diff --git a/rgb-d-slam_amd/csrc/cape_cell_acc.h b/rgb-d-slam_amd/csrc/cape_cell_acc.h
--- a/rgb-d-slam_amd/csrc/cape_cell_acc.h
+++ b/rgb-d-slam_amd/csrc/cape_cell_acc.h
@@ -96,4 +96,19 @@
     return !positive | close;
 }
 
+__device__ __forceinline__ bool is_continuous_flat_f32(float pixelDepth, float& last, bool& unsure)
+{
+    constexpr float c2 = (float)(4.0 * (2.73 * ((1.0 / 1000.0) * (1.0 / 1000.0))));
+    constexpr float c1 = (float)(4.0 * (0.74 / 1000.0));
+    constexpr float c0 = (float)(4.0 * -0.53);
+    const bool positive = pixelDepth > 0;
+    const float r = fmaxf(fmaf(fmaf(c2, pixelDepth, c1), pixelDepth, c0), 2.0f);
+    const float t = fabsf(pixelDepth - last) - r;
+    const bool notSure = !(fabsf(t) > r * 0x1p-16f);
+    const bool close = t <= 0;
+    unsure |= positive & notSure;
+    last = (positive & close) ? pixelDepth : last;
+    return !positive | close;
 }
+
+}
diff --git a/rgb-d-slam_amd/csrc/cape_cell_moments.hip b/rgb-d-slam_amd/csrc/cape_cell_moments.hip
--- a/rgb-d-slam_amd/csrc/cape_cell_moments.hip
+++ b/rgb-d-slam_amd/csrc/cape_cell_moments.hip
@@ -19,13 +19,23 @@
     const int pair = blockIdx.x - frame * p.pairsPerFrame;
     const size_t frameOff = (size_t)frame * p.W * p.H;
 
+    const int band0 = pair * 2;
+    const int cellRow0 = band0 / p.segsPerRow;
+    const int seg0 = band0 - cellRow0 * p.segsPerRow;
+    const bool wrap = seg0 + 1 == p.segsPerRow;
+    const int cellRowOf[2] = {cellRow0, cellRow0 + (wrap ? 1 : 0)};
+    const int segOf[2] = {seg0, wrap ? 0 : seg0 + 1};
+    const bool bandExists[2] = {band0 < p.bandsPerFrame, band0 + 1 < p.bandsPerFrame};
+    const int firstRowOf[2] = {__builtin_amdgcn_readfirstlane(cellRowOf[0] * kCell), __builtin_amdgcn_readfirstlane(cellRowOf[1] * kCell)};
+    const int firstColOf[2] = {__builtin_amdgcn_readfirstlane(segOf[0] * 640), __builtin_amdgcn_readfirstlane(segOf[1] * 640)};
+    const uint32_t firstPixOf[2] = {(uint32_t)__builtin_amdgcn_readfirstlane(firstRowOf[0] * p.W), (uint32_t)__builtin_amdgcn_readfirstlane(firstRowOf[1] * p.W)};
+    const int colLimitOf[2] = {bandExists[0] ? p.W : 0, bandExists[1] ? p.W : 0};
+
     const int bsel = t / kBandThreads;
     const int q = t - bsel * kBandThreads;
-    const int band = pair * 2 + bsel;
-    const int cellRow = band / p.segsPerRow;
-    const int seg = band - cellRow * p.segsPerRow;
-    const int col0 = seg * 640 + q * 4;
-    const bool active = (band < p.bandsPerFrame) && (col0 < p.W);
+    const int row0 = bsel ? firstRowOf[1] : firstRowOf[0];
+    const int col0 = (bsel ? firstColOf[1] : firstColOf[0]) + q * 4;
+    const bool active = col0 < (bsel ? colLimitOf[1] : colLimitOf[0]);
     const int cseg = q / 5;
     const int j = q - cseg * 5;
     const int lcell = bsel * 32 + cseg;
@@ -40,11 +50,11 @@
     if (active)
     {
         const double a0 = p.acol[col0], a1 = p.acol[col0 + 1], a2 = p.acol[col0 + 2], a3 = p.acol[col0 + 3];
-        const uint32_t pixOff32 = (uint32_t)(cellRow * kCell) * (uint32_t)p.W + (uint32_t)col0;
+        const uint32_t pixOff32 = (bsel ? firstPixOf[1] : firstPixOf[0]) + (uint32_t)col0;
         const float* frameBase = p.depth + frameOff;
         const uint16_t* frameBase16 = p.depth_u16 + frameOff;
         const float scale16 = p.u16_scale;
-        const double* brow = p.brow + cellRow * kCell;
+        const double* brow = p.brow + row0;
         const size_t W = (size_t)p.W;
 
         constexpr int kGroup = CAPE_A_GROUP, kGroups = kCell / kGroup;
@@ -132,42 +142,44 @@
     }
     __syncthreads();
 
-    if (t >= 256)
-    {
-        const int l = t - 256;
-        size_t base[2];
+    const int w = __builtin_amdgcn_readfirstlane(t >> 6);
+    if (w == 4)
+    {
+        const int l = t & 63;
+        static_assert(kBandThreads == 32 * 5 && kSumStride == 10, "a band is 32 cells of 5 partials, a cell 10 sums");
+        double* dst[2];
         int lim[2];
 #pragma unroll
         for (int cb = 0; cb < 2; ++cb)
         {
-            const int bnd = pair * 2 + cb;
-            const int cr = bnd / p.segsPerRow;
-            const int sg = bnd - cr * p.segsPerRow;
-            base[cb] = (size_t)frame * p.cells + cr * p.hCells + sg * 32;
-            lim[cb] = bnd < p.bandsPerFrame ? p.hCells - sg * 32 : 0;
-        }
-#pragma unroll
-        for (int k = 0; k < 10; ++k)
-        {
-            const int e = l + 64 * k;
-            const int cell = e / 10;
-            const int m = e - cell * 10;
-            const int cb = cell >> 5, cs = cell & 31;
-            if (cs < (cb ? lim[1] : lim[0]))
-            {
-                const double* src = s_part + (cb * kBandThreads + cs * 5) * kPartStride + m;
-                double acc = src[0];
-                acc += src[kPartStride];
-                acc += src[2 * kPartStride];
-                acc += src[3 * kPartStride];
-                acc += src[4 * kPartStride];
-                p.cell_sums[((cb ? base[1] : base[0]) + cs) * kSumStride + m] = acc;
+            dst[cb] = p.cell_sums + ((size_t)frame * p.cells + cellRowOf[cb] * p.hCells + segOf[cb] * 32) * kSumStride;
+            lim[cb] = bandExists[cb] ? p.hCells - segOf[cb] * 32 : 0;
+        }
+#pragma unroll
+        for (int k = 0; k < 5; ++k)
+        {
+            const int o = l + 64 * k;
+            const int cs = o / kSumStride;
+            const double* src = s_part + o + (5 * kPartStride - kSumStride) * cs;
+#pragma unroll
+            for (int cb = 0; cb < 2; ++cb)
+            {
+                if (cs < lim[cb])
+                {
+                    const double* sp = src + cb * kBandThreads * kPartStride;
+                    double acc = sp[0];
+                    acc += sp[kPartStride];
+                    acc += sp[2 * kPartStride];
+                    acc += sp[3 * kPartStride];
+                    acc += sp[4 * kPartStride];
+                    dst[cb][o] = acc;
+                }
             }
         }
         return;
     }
==
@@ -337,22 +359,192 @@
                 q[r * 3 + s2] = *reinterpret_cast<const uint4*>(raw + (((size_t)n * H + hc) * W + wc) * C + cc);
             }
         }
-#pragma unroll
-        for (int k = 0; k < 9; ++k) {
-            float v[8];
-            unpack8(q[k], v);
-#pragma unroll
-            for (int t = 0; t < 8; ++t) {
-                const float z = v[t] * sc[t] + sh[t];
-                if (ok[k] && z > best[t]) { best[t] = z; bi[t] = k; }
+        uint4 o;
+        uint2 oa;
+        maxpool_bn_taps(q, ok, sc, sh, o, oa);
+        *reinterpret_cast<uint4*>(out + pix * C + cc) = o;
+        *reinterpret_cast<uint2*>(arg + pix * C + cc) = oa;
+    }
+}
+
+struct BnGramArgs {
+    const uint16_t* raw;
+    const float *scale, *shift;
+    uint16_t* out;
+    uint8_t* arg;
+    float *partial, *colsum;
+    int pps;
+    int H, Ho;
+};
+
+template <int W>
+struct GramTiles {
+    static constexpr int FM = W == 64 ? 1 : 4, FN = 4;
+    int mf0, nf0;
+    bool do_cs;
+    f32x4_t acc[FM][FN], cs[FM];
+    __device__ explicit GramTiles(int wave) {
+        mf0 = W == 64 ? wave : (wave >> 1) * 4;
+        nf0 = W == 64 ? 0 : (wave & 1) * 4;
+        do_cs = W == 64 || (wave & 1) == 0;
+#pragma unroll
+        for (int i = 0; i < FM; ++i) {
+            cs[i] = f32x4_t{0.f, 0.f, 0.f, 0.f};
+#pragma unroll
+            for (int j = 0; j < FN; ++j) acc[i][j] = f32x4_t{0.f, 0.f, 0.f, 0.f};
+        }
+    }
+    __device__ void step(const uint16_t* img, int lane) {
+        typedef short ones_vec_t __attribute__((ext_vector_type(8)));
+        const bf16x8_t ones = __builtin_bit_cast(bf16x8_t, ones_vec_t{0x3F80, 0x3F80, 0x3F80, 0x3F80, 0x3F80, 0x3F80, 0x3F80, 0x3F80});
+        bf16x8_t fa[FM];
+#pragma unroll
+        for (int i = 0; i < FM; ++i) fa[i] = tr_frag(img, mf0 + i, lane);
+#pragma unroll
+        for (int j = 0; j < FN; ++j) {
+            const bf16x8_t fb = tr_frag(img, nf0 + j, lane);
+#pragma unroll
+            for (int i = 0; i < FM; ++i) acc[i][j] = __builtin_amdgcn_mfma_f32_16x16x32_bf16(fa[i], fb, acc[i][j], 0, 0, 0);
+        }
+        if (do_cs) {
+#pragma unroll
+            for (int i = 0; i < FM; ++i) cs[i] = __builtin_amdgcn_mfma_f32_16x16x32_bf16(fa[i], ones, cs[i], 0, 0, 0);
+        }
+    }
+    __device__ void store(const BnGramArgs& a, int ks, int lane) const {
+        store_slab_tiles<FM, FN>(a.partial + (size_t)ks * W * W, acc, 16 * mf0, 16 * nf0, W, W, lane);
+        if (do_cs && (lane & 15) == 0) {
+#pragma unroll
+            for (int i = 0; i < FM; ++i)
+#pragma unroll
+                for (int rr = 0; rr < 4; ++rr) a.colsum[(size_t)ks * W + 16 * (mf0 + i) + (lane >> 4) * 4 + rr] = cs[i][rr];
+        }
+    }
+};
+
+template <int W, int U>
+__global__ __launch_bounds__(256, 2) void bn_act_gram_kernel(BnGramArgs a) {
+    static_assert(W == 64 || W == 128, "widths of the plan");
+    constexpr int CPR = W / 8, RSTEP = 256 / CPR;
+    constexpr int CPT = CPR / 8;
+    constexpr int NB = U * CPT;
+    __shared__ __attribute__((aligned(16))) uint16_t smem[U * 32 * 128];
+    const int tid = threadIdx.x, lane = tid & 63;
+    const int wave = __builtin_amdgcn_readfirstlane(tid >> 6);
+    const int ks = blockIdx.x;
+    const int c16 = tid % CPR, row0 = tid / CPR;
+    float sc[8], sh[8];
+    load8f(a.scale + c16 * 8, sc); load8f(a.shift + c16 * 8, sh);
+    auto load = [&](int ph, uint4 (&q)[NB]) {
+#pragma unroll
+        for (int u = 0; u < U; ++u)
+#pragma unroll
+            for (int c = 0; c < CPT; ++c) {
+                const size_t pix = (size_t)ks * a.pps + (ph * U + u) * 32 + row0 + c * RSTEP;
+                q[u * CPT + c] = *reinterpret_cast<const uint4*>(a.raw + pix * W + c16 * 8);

Problem to solve —
Where a line above holds the string "RSTEP", show that line.

Solution to this exercise —
+    constexpr int CPR = W / 8, RSTEP = 256 / CPR;
+                const size_t pix = (size_t)ks * a.pps + (ph * U + u) * 32 + row0 + c * RSTEP;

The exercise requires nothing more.